Arpaio has grabbed the attention of those who hate immigrants and those who love immigrants. He is a great icon for the immigration debate. He is surely enjoying his celebrity status - and undoubtedly plans to do whatever he can to continue grabbing the attention of the media.
Unfortunately, gaining attention via the persecution of a group of people that don't have many rights to start with (i.e. Lou Dobbs style) is not a respectable way of becoming famous.
In the essay below, Chief Gascon is right about police not being able to do their job if they are also immigration enforcers. The police officer/immigration enforcer will only need to drive through a Latino neighborhood to cause terror in all who see him. Most of these people who he encounters would be American citizens, but it doesn't look like citizenship is important to the police turned ICE guys - they have their run-down on how an undocumented person should look - guilty until proven innocent - which is hard to contradict in a system so arbitrary. At this point the police would totally transform into ICE guys - cold heart and all.
If this trend continues I recommend for all people with brown or swarthy skin carry their passports at all time. I do not just mean Latinos who are brown skinned (believe it or not, there are lots of us who look white).

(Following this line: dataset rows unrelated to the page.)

@@ -401,6 +534,31 @@
         const float rdv = mrf_recip(dv);
         unsigned short* __restrict__ yg = static_cast<unsigned short*>(a.y) + (size_t)b * Lp * C;
         auto add_rows = [&](const unsigned short* __restrict__ src) {
+            if constexpr (B16) {
+                uint4 rv[MR16][NR16 / 2];
+#pragma unroll
+                for (int mr = 0; mr < MR16; ++mr)
+#pragma unroll
+                    for (int j = 0; j < NR16 / 2; ++j) {
+                        const int t = t0 + col16 + 32 * j;
+                        const int tc = t < 0 ? 0 : (t < L ? t : L - 1);
+                        rv[mr][j] = *reinterpret_cast<const uint4*>(src + (size_t)tc * C + wm * (C / T::WM) + mr * 16 + 8 * (lg >> 1));
+                    }
+#pragma unroll
+                for (int mr = 0; mr < MR16; ++mr)
+#pragma unroll
+                    for (int j = 0; j < NR16 / 2; ++j) {
+                        uint4 r = rv[mr][j];
+                        swap_pair16(r.x, r.z);
+                        swap_pair16(r.y, r.w);
+                        f32x4& ap = acc16[mr][2 * j];
+                        f32x4& aq = acc16[mr][2 * j + 1];
+                        ap[0] = vadd_raw(bf16_lo(r.x), ap[0]); ap[1] = vadd_raw(bf16_hi(r.x), ap[1]);
+                        ap[2] = vadd_raw(bf16_lo(r.y), ap[2]); ap[3] = vadd_raw(bf16_hi(r.y), ap[3]);
+                        aq[0] = vadd_raw(bf16_lo(r.z), aq[0]); aq[1] = vadd_raw(bf16_hi(r.z), aq[1]);
+                        aq[2] = vadd_raw(bf16_lo(r.w), aq[2]); aq[3] = vadd_raw(bf16_hi(r.w), aq[3]);
+                    }
+            } else {
             uint4 rv[MR][2][NR];
 #pragma unroll
             for (int mr = 0; mr < MR; ++mr)
@@ -432,6 +590,7 @@
                         acc[mr][nr][r0 + 4] = vadd_raw(bf16_lo(r.z), acc[mr][nr][r0 + 4]); acc[mr][nr][r0 + 5] = vadd_raw(bf16_hi(r.z), acc[mr][nr][r0 + 5]);
                         acc[mr][nr][r0 + 6] = vadd_raw(bf16_lo(r.w), acc[mr][nr][r0 + 6]); acc[mr][nr][r0 + 7] = vadd_raw(bf16_hi(r.w), acc[mr][nr][r0 + 7]);
                     }
+            }
         };
         if constexpr (T::RAWRES) {
 #pragma unroll
@@ -441,7 +600,7 @@
 #pragma unroll
                     for (int nr = 0; nr < NR; ++nr) {
                         const int col = wn * (N1 / WN) + nr * 32 + l31;
-                        uint4 r = *reinterpret_cast<const uint4*>(xraw + tile_off<SPR1>(col, (wm * (C / T::WM) + mr * 32 + 16 * p) / 8 + lh));
+                        uint4 r = *reinterpret_cast<const uint4*>(xraw + tile_off<SPR1, BLK>(col, (wm * (C / T::WM) + mr * 32 + 16 * p) / 8 + lh));
                         swap_pair(r.x, r.z);
                         swap_pair(r.y, r.w);
                         const int r0 = 8 * p;
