## Split consumer warpgroups onto alternating 64-row tiles with ping-pong named barriers

Halves BLOCK_M to 64 so each consumer warpgroup processes its own tile, with the two warpgroups taking alternate tiles. Named barriers hand the smem pipeline back and forth so one group's epilogue and chained layers overlap the other's first-layer GEMM. Each group works out its stage and phase from the tile index. It also adds a specialised ReLU epilogue that reads the bias as float2 and drops the Np branch. Risks include smaller wgmma tiles, more TMA requests per row, named-barrier deadlock if tile counts are uneven, and an out-of-range bias read if Np is below 128.

```diff
diff --git a/models_b200/csrc/mlp_tc.cu b/models_b200/csrc/mlp_tc.cu
--- a/models_b200/csrc/mlp_tc.cu
+++ b/models_b200/csrc/mlp_tc.cu
@@ -11,13 +11,14 @@
 
 using namespace mm::tc;
 
-constexpr int BLOCK_M = 128;
+constexpr int BLOCK_M = 64;
 constexpr int BLOCK_K = 64;
 constexpr int MMA_K = 16;
 constexpr int kConsumerWarps = 8;
 constexpr int kThreads = 32 * (kConsumerWarps + 1);
 constexpr int kMaxChain = 3;
 constexpr int kMaxHeads = 8;
+constexpr int kTurnBar = 1;
 constexpr uint32_t A_TILE_BYTES = BLOCK_M * BLOCK_K * 2;
 
 struct ChainLayer {
@@ -110,7 +111,7 @@
     asm volatile("prefetch.tensormap [%0];" ::"l"(&tmW1) : "memory");
     for (int s = 0; s < p.stages; ++s) {
       mbar_init(smem_u32(full_bar + s), 1);
-      mbar_init(smem_u32(empty_bar + s), kConsumerWarps);
+      mbar_init(smem_u32(empty_bar + s), kConsumerWarps / 2);
     }
     mbar_init(smem_u32(w_full), 1);
     asm volatile("fence.mbarrier_init.release.cluster;" ::: "memory");
@@ -171,15 +172,16 @@
   } else {
     const int wg = warp >> 2;
     const int c2 = 2 * (lane & 3);
-    const int frow = 64 * wg + 16 * (warp & 3) + (lane >> 2);
-    const uint32_t a_off = (uint32_t)wg * (A_TILE_BYTES / 2);
-    int stage = 0;
-    uint32_t phase = 0;
+    const int frow = 16 * (warp & 3) + (lane >> 2);
     bool weights_ready = p.n_chain == 0;
-    for (long long tile = blockIdx.x; tile < tiles; tile += gridDim.x) {
+    for (long long tile = blockIdx.x + (long long)wg * gridDim.x; tile < tiles; tile += 2ll * gridDim.x) {
+      const long long pos = (tile - blockIdx.x) / gridDim.x * (2 * KB);
+      int stage = (int)(pos % p.stages);
+      uint32_t phase = (uint32_t)(pos / p.stages) & 1u;
       float acc[64];
 #pragma unroll
       for (int i = 0; i < 64; ++i) acc[i] = 0.0f;
+      if (tile >= (long long)blockIdx.x + gridDim.x) named_bar(kTurnBar + wg, 256);
       for (int kb = 0; kb < KB; ++kb) {
         const int s_hi = stage;
         mbar_wait(smem_u32(full_bar + s_hi), phase);
@@ -188,7 +190,7 @@
         wgmma_fence();
 #pragma unroll
         for (int k = 0; k < BLOCK_K / MMA_K; ++k)
-          wgmma_ss(N1P, acc, make_desc_sw128(a_hi + a_off + k * 32), make_desc_sw128(b_hi + k * 32));
+          wgmma_ss(N1P, acc, make_desc_sw128(a_hi + k * 32), make_desc_sw128(b_hi + k * 32));
         wgmma_commit();
         if (++stage == p.stages) {
           stage = 0;
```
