template <int NKS, int NW, bool NTL = false>
__global__ __launch_bounds__(64 * NW, NW == 8 ? 1 : 2) void dwconv_bwd_uni_kernel(DwUni a) {
  using K = dwu::Cfg<NKS, NW>;
  using namespace dwu;
  constexpr int CB = K::CB, NT = K::NT, LDST = K::LDST, WROW = K::WROW, HALF = WROW / 2, CG = CB / 16;
  extern __shared__ __attribute__((aligned(16))) char smem_raw[];
  int L;
  {
    const int id = blockIdx.x, xcd = id & 7, slot = id >> 3;
    L = NW == 8 ? id : (((slot >> 1) * 8 + xcd) * 2 + (slot & 1));
  }
  if (L >= a.total) return;
  const int bx = L % a.gx, by = (L / a.gx) % a.B, bz = L / (a.gx * a.B), gz = a.gz;
  char* dimg = smem_raw + K::D_OFF;
  char* ximg = smem_raw + K::X_OFF;
  char* stage = smem_raw + K::ST_OFF;
  uint32_t* wsm = reinterpret_cast<uint32_t*>(smem_raw + K::W_OFF);
  const int tid = threadIdx.x, lane = tid & 63, wid = tid >> 6;
  const int Tlen = a.Tlen, C = a.C, k = a.k;
  const int b = by, c0 = bx * CB;
  const int pad = k / 2, P = (pad + 7) & ~7, sh = P - pad;
  const int n16 = lane & 15, g4 = lane >> 4;
  const bf16_t* xb = a.x + (size_t)b * Tlen * C;
  const bf16_t* db = a.dy + (size_t)b * Tlen * C;
  const bf16_t* addend = a.addend;
  typedef __attribute__((address_space(3))) dw_s16x4 lds_s4;

  dw_f32x4 accw[8];
#pragma unroll
  for (int ch = 0; ch < 8; ++ch) accw[ch] = dw_f32x4{0.f, 0.f, 0.f, 0.f};

  const int n_tiles = (Tlen + TT - 1) / TT;
  constexpr int kRounds = FR / RS;
  uint4 vd[kRounds][2], vx[kRounds][2], ra[4];
  auto issue_loads = [&](int q) {
    const int tA = q * TT;
#pragma unroll
    for (int r = 0; r < kRounds; ++r) {
#pragma unroll
      for (int h = 0; h < 2; ++h) {
        const int ch = tid + NT * h;
        const int t = tA - P + r * RS + ch / NW;
        const int cc = c0 + (ch % NW) * 8;
        const size_t off = (size_t)min(max(t, 0), Tlen - 1) * C + min(cc, C - 8);
        vd[r][h] = *reinterpret_cast<const uint4*>(db + off);
        vx[r][h] = Vec<bf16_t>::raw_if_nt<NTL>(xb + off);
      }
    }
    if (addend) {
#pragma unroll
      for (int it = 0; it < 4; ++it) {
        const int ci = tid + NT * it;
        const int t = tA + ci / NW, cc = c0 + (ci % NW) * 8;
        ra[it] = Vec<bf16_t>::raw(addend + ((size_t)b * Tlen + min(t, Tlen - 1)) * C + min(cc, C - 8));
      }
    }
  };

  issue_loads(bz);
  if (a.taps) {
    constexpr int kV = CB * WROW / 4 / NT;
    static_assert(CB * WROW / 4 % NT == 0 && HALF % 4 == 0 && HALF <= kDwTapRow / 2, "tap table copy");
    uint4 tv[kV];
#pragma unroll
    for (int it = 0; it < kV; ++it) {
      const int i4 = tid + NT * it;
      const int ch = i4 / (WROW / 4), idx = (i4 - ch * (WROW / 4)) * 4;
      tv[it] = *reinterpret_cast<const uint4*>(a.taps + (size_t)(c0 + ch) * kDwTapRow + (idx < HALF ? idx : kDwTapRow / 2 + idx - HALF));
    }
#pragma unroll
    for (int it = 0; it < kV; ++it) reinterpret_cast<uint4*>(wsm)[tid + NT * it] = tv[it];
  } else {
    constexpr int kIt = CB * WROW / NT;
    float f0[kIt], f1[kIt];
#pragma unroll
    for (int it = 0; it < kIt; ++it) {
      const int i = tid + NT * it;
      const int ch = i / WROW, idx = i - ch * WROW;
      const int i0 = idx < HALF ? 2 * idx : 2 * (idx - HALF) + 1;
      const int j0 = i0 - 24, j1 = i0 - 23;
      const float* wc = a.w + (size_t)min(c0 + ch, C - 1) * k;
      const bool cok = c0 + ch < C;
      const int q0 = min(max(j0, 0), k - 1), q1 = min(max(j1, 0), k - 1);
      const float a0 = wc[k - 1 - q0], a1 = wc[k - 1 - q1];
      f0[it] = __uint_as_float(__float_as_uint(a0) & ((cok && j0 >= 0 && j0 < k) ? 0xffffffffu : 0u));
      f1[it] = __uint_as_float(__float_as_uint(a1) & ((cok && j1 >= 0 && j1 < k) ? 0xffffffffu : 0u));
    }
#pragma unroll
    for (int it = 0; it < kIt; ++it) wsm[tid + NT * it] = (uint32_t)f32_to_bf16(f0[it]) | ((uint32_t)f32_to_bf16(f1[it]) << 16);
  }

  DW_STAMP(0);
  for (int q = bz; q < n_tiles; q += gz) {
    const int tA = q * TT;
    const bool last = q == n_tiles - 1;
#pragma unroll
    for (int r2 = 0; r2 < 2 * kRounds; ++r2) {
      const bool isx = r2 >= kRounds;
      const int r = isx ? r2 - kRounds : r2;
      __syncthreads();
#pragma unroll
      for (int h = 0; h < 2; ++h) {
        const int ch = tid + NT * h;
        const int t = tA - P + r * RS + ch / NW;
        const uint32_t mk = (t >= 0 && t < Tlen && c0 + (ch % NW) * 8 < C) ? 0xffffffffu : 0u;
        const uint4 v = isx ? vx[r][h] : vd[r][h];
        *reinterpret_cast<uint4*>(stage + (ch / NW) * LDST + ((ch % NW) << 4)) = make_uint4(v.x & mk, v.y & mk, v.z & mk, v.w & mk);
      }
      __syncthreads();
      char* img = isx ? ximg : dimg;
#pragma unroll
      for (int it = 0; it < 4; ++it) {
        const int blk = wid * 4 + it;
        const int fb = (blk / CG) * 16 + g4 * 4, cg = blk % CG;
        const int qq = n16 >> 2, pp = n16 & 3;
        const dw_s16x4 d = __builtin_amdgcn_ds_read_tr16_b64_v4i16((lds_s4*)(stage + (fb + qq) * LDST + (cg * 16 + pp * 4) * 2));
        *reinterpret_cast<dw_s16x4*>(img + (cg * 16 + n16) * LDI + (r * RS + fb) * 2) = d;
      }
    }
    __syncthreads();
    const uint4 ra0 = ra[0], ra1 = ra[1], ra2 = ra[2], ra3 = ra[3];
    if (q == bz) DW_STAMP(1);
    if (q + gz < n_tiles) issue_loads(q + gz);
    if (q == bz) DW_STAMP(2);

    const int nku = last ? 9 : 8;
    (void)nku;
#ifndef LASR_DW_NO_BFRAG_DPP
    {
      constexpr int kDA = 4, NST = 64;
      const int e0 = P + 8 * g4 - n16;
      const uint32_t shft = (e0 & 1) * 16;
      const uint32_t* abase = reinterpret_cast<const uint32_t*>(dimg + wid * 8 * LDI) + (e0 >> 1);
      const char* bbase = ximg + wid * 8 * LDI + (16 * n16 + 8 * g4) * 2;
      auto ch_of = [](int i) { return 2 * (i >> 4) + (i & 1); };
      auto ks_of = [](int i) { return (i >> 1) & 7; };
      uint32_t wa[kDA][5];
      uint4 bq[2][2][2];
      auto issue_a = [&](int i, uint32_t (&dst)[5]) {
        const uint32_t* ar = abase + ch_of(i) * (LDI / 4) + 16 * ks_of(i);
#pragma unroll
        for (int d = 0; d < 5; ++d) dst[d] = ar[d];
      };
      auto issue_b = [&](int pair, uint4 (&dst)[2][2]) {
#pragma unroll
        for (int c2 = 0; c2 < 2; ++c2) {
          const char* br = bbase + (2 * pair + c2) * LDI;
          dst[c2][0] = *reinterpret_cast<const uint4*>(br);
          dst[c2][1] = *reinterpret_cast<const uint4*>(br + 64 * 4);
        }
      };
      issue_b(0, bq[0]);
#pragma unroll
      for (int i = 0; i < kDA; ++i) issue_a(i, wa[i]);
#pragma unroll
      for (int i = 0; i < NST; ++i) {
        const int ch = ch_of(i), ks = ks_of(i), pair = i >> 4;
        if ((i & 15) == 0 && pair + 1 < 4) issue_b(pair + 1, bq[(pair + 1) & 1]);
        union { uint32_t u[4]; dw_bf16x8 v; } af, bf;
#pragma unroll
        for (int d = 0; d < 4; ++d) af.u[d] = __builtin_amdgcn_alignbit(wa[i % kDA][d + 1], wa[i % kDA][d], shft);
        if (i + kDA < NST) issue_a(i + kDA, wa[i % kDA]);
        const uint4 base = bq[pair & 1][i & 1][ks >> 2];
        const int sft = 2 * (ks & 3);
        bf.u[0] = dpp_row_shl(base.x, sft); bf.u[1] = dpp_row_shl(base.y, sft);
        bf.u[2] = dpp_row_shl(base.z, sft); bf.u[3] = dpp_row_shl(base.w, sft);
        accw[ch] = __builtin_amdgcn_mfma_f32_16x16x32_bf16(af.v, bf.v, accw[ch], 0, 0, 0);
      }
      if (last) {
#pragma unroll
        for (int ch = 0; ch < 8; ++ch) {
          const uint32_t* ar = abase + ch * (LDI / 4) + 16 * 8;
          const uint4 bb = *reinterpret_cast<const uint4*>(bbase + ch * LDI + 64 * 8);
          uint32_t w9[5];
#pragma unroll
          for (int d = 0; d < 5; ++d) w9[d] = ar[d];
          union { uint32_t u[4]; dw_bf16x8 v; } af, bf;
#pragma unroll
          for (int d = 0; d < 4; ++d) af.u[d] = __builtin_amdgcn_alignbit(w9[d + 1], w9[d], shft);
          bf.u[0] = bb.x; bf.u[1] = bb.y; bf.u[2] = bb.z; bf.u[3] = bb.w;
          accw[ch] = __builtin_amdgcn_mfma_f32_16x16x32_bf16(af.v, bf.v, accw[ch], 0, 0, 0);
        }
      }
    }
#else
#pragma unroll
    for (int ch = 0; ch < 8; ++ch) {
      const int cl = wid * 8 + ch;
      const int e0 = P + 8 * g4 - n16;
      const uint32_t shft = (e0 & 1) * 16;
      const uint32_t* arow = reinterpret_cast<const uint32_t*>(dimg + cl * LDI) + (e0 >> 1);
      const char* brow = ximg + cl * LDI + (16 * n16 + 8 * g4) * 2;
#pragma unroll
      for (int kb = 0; kb < 9; kb += 3) {
        uint32_t wa[3][5];
        uint4 bb[3];
#pragma unroll
        for (int j = 0; j < 3; ++j) {
#pragma unroll
          for (int i = 0; i < 5; ++i) wa[j][i] = arow[16 * (kb + j) + i];
          bb[j] = *reinterpret_cast<const uint4*>(brow + 64 * (kb + j));
        }
#pragma unroll
        for (int j = 0; j < 3; ++j) {
          if (kb + j < nku) {
            union { uint32_t u[4]; dw_bf16x8 v; } af, bf;
#pragma unroll
            for (int i = 0; i < 4; ++i) af.u[i] = __builtin_amdgcn_alignbit(wa[j][i + 1], wa[j][i], shft);
            bf.u[0] = bb[j].x; bf.u[1] = bb[j].y; bf.u[2] = bb[j].z; bf.u[3] = bb[j].w;
            accw[ch] = __builtin_amdgcn_mfma_f32_16x16x32_bf16(af.v, bf.v, accw[ch], 0, 0, 0);
          }
        }
      }
    }
#endif
    if (q == bz) DW_STAMP(3);
    dw_f32x4 accd[8];
#pragma unroll
    for (int ch = 0; ch < 8; ++ch) accd[ch] = dw_f32x4{0.f, 0.f, 0.f, 0.f};
#pragma unroll
    for (int ch = 0; ch < 8; ++ch) {
      const int cl = wid * 8 + ch;
      const char* row = dimg + cl * LDI;
      const int s0 = 8 * g4 - n16 - sh + 24;
      const uint32_t* wrow = wsm + cl * WROW + ((s0 & 1) ? HALF + ((s0 - 1) >> 1) : (s0 >> 1));
      uint32_t wa[NKS][4];
      uint4 b0[NKS];
#pragma unroll
      for (int ks = 0; ks < NKS; ++ks) {
#pragma unroll
        for (int i = 0; i < 4; ++i) wa[ks][i] = wrow[16 * ks + i];
        b0[ks] = *reinterpret_cast<const uint4*>(row + (16 * n16 + 32 * ks + 8 * g4) * 2);
      }
#pragma unroll
      for (int ks = 0; ks < NKS; ++ks) {
        union { uint32_t u[4]; dw_bf16x8 v; } af, bf0;
#pragma unroll
        for (int i = 0; i < 4; ++i) af.u[i] = wa[ks][i];
        bf0.u[0] = b0[ks].x; bf0.u[1] = b0[ks].y; bf0.u[2] = b0[ks].z; bf0.u[3] = b0[ks].w;
        accd[ch] = __builtin_amdgcn_mfma_f32_16x16x32_bf16(af.v, bf0.v, accd[ch], 0, 0, 0);
      }
    }
    if (q == bz) DW_STAMP(4);
    __syncthreads();
    char* oimg = smem_raw;
#pragma unroll
    for (int r = 0; r < 4; ++r) {
      const int fl = n16 * 16 + g4 * 4 + r;
      const int prow = (fl & 15) * 16 + (fl >> 4);
      float o[8];
#pragma unroll
      for (int ch = 0; ch < 8; ++ch) o[ch] = accd[ch][r];
      if (!addend) {
        Vec<bf16_t>::store(reinterpret_cast<bf16_t*>(oimg + prow * K::LDO) + wid * 8, o);
      } else {
        *reinterpret_cast<float4*>(oimg + prow * K::LDOF + wid * 32) = make_float4(o[0], o[1], o[2], o[3]);
        *reinterpret_cast<float4*>(oimg + prow * K::LDOF + wid * 32 + 16) = make_float4(o[4], o[5], o[6], o[7]);
      }
    }
    __syncthreads();
    const uint4 rav[4] = {ra0, ra1, ra2, ra3};
#pragma unroll
    for (int it = 0; it < 4; ++it) {
      const int ci = tid + NT * it;
      const int fl = ci / NW, oc = ci % NW;
      const int t = tA + fl, cc = c0 + oc * 8;
      const bool ok = t < Tlen && cc < C;
      const size_t off = ((size_t)b * Tlen + min(t, Tlen - 1)) * C + min(cc, C - 8);
      const int prow = (fl & 15) * 16 + (fl >> 4);
      if (!addend) {
        if (ok) *reinterpret_cast<uint4*>(a.dx + off) = *reinterpret_cast<const uint4*>(oimg + prow * K::LDO + oc * 16);
      } else {
        const float4 lo = *reinterpret_cast<const float4*>(oimg + prow * K::LDOF + oc * 32);
        const float4 hi = *reinterpret_cast<const float4*>(oimg + prow * K::LDOF + oc * 32 + 16);
        float a8[8];
        Vec<bf16_t>::unpack(rav[it], a8);
        float o[8] = {lo.x + a8[0], lo.y + a8[1], lo.z + a8[2], lo.w + a8[3], hi.x + a8[4], hi.y + a8[5], hi.z + a8[6], hi.w + a8[7]};
        if (ok) Vec<bf16_t>::store(a.dx + off, o);
      }
    }
    if (q == bz) DW_STAMP(5);
  }
#ifdef LASR_DW_STAMPS
  __builtin_amdgcn_s_waitcnt(0);
#endif
  DW_STAMP(6);
  float* out = a.partials + ((size_t)b * gz + bz) * C * k;
#pragma unroll
  for (int ch = 0; ch < 8; ++ch) {
    const int c = c0 + wid * 8 + ch;
#pragma unroll
    for (int r = 0; r < 4; ++r) {
      const int j = 16 * n16 + 4 * g4 + r - sh;
      if (c < C && j >= 0 && j < k) out[(size_t)c * k + j] = accw[ch][r];
    }
  }
}

}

In this case the following groups of people would be suspect to police/ICE guys:
1. If your father was born in Naples, Italy
2. If your grandmother was from Lebanon
3. If a couple of people in your ancestry were native American
4. If you are a Sephardic Jew
5. If you are a Jew with dark hair and tan easily
6. If you have dark brown eyes and dark brown hair
7. If you were born in Greece
8. If you have brown skin and you are wearing your old shorts and t-shirt to cut your lawn.
9. If you can speak good Spanish
10. If you watch telenovelas
for link to NYT article click here
July 31, 2008
The Laws Cops Can’t Enforce
By GEORGE GASCÓN
OUR next president faces a formidable task. He will be forced to deal with two difficult wars, an economic downturn, higher energy prices and a bankrupt federal immigration policy.
To some, immigration pales in comparison with the wars and the economy. But for others, especially police departments in border states like mine, it is all-consuming. The first priority of the next president should be legislation that addresses the legitimate concerns of both the people who believe our borders are out of control and those who want equal protection for everyone living in this country.
Immigration issues are tearing apart communities. Demagoguery and misinformation are shaping public opinion and in some cases public policy. In the absence of a clear federal policy on immigration, states and cities are enacting draconian and constitutionally questionable laws.
This patchwork of conflicting local immigration laws is creating an untenable situation for police officials who face demands to crack down on immigrants — demands that contradict policing practices that have led to significant declines in crime.
For police officials, refusing to carry out policies that may violate the Constitution can be career-threatening. Both sides in the immigration debate accuse police departments of misconduct in dealing with immigrants. In this politically charged environment, some chiefs are making decisions based on bad politics instead of sound policing. In many cases, police officers are making illegal arrests with the acquiescence and sometimes explicit approval of their superiors.
Here in Arizona, a wedge is being driven between the local police and some immigrant groups. Some law enforcement agencies are wasting limited resources in operations to appease the public’s thirst for action against illegal immigration regardless of the legal or social consequences.
America’s 500,000 police officers are sworn to enforce the law. But we are increasingly unable to do so. Those who want to restrict immigration criticize us for not arresting immigrants for entering the country illegally. Yet others rightly wonder how we can do our job if some residents are afraid to report crimes or otherwise cooperate with the police for fear of deportation.
Without a national immigration policy, a new culture of lawlessness will increasingly permeate our society. In cities, politicians will pressure police departments to reduce immigration by using racial profiling and harassment. At the same time, immigrants who fear that the police will help deport them will rely less on their local officers and instead give thugs control of their neighborhoods.
Many top law enforcement officials were part of the community policing revolution of the 1980s and ’90s. We have a deep concern for constitutional rights and social justice. We believe that effective policing requires residents, regardless of immigration status, to trust the police.
We are also students of the mistakes of our predecessors. Past police practices helped lead to the civil unrest of the 1960s, which tore our nation apart along racial and political lines. We do not want to repeat those mistakes.
If we become a nation in which the local police are the default enforcers of a failing federal immigration policy, the years of trust that police departments have built up in immigrant communities will vanish. Some minority groups may once again view police officers as armed instruments of government oppression.
A wink and a nod will no longer suffice as an immigration policy. Effective border control is a critical step. But so is ensuring that otherwise law-abiding undocumented immigrants have the same protections as everyone else in a modern, free society.
Presidential candidates need to specify the measures on immigration they would present to Congress after Inauguration Day. No doubt, the advisers to John McCain and Barack Obama are counseling them to be vague. That’s the wrong advice.
America’s police officers deserve thoughtful federal leadership so that we can continue doing our best to provide our country with the security that defines a civilized society.
George Gascón, a former assistant chief in the Los Angeles Police Department, is a lawyer and the chief of the police department in Mesa, Ariz.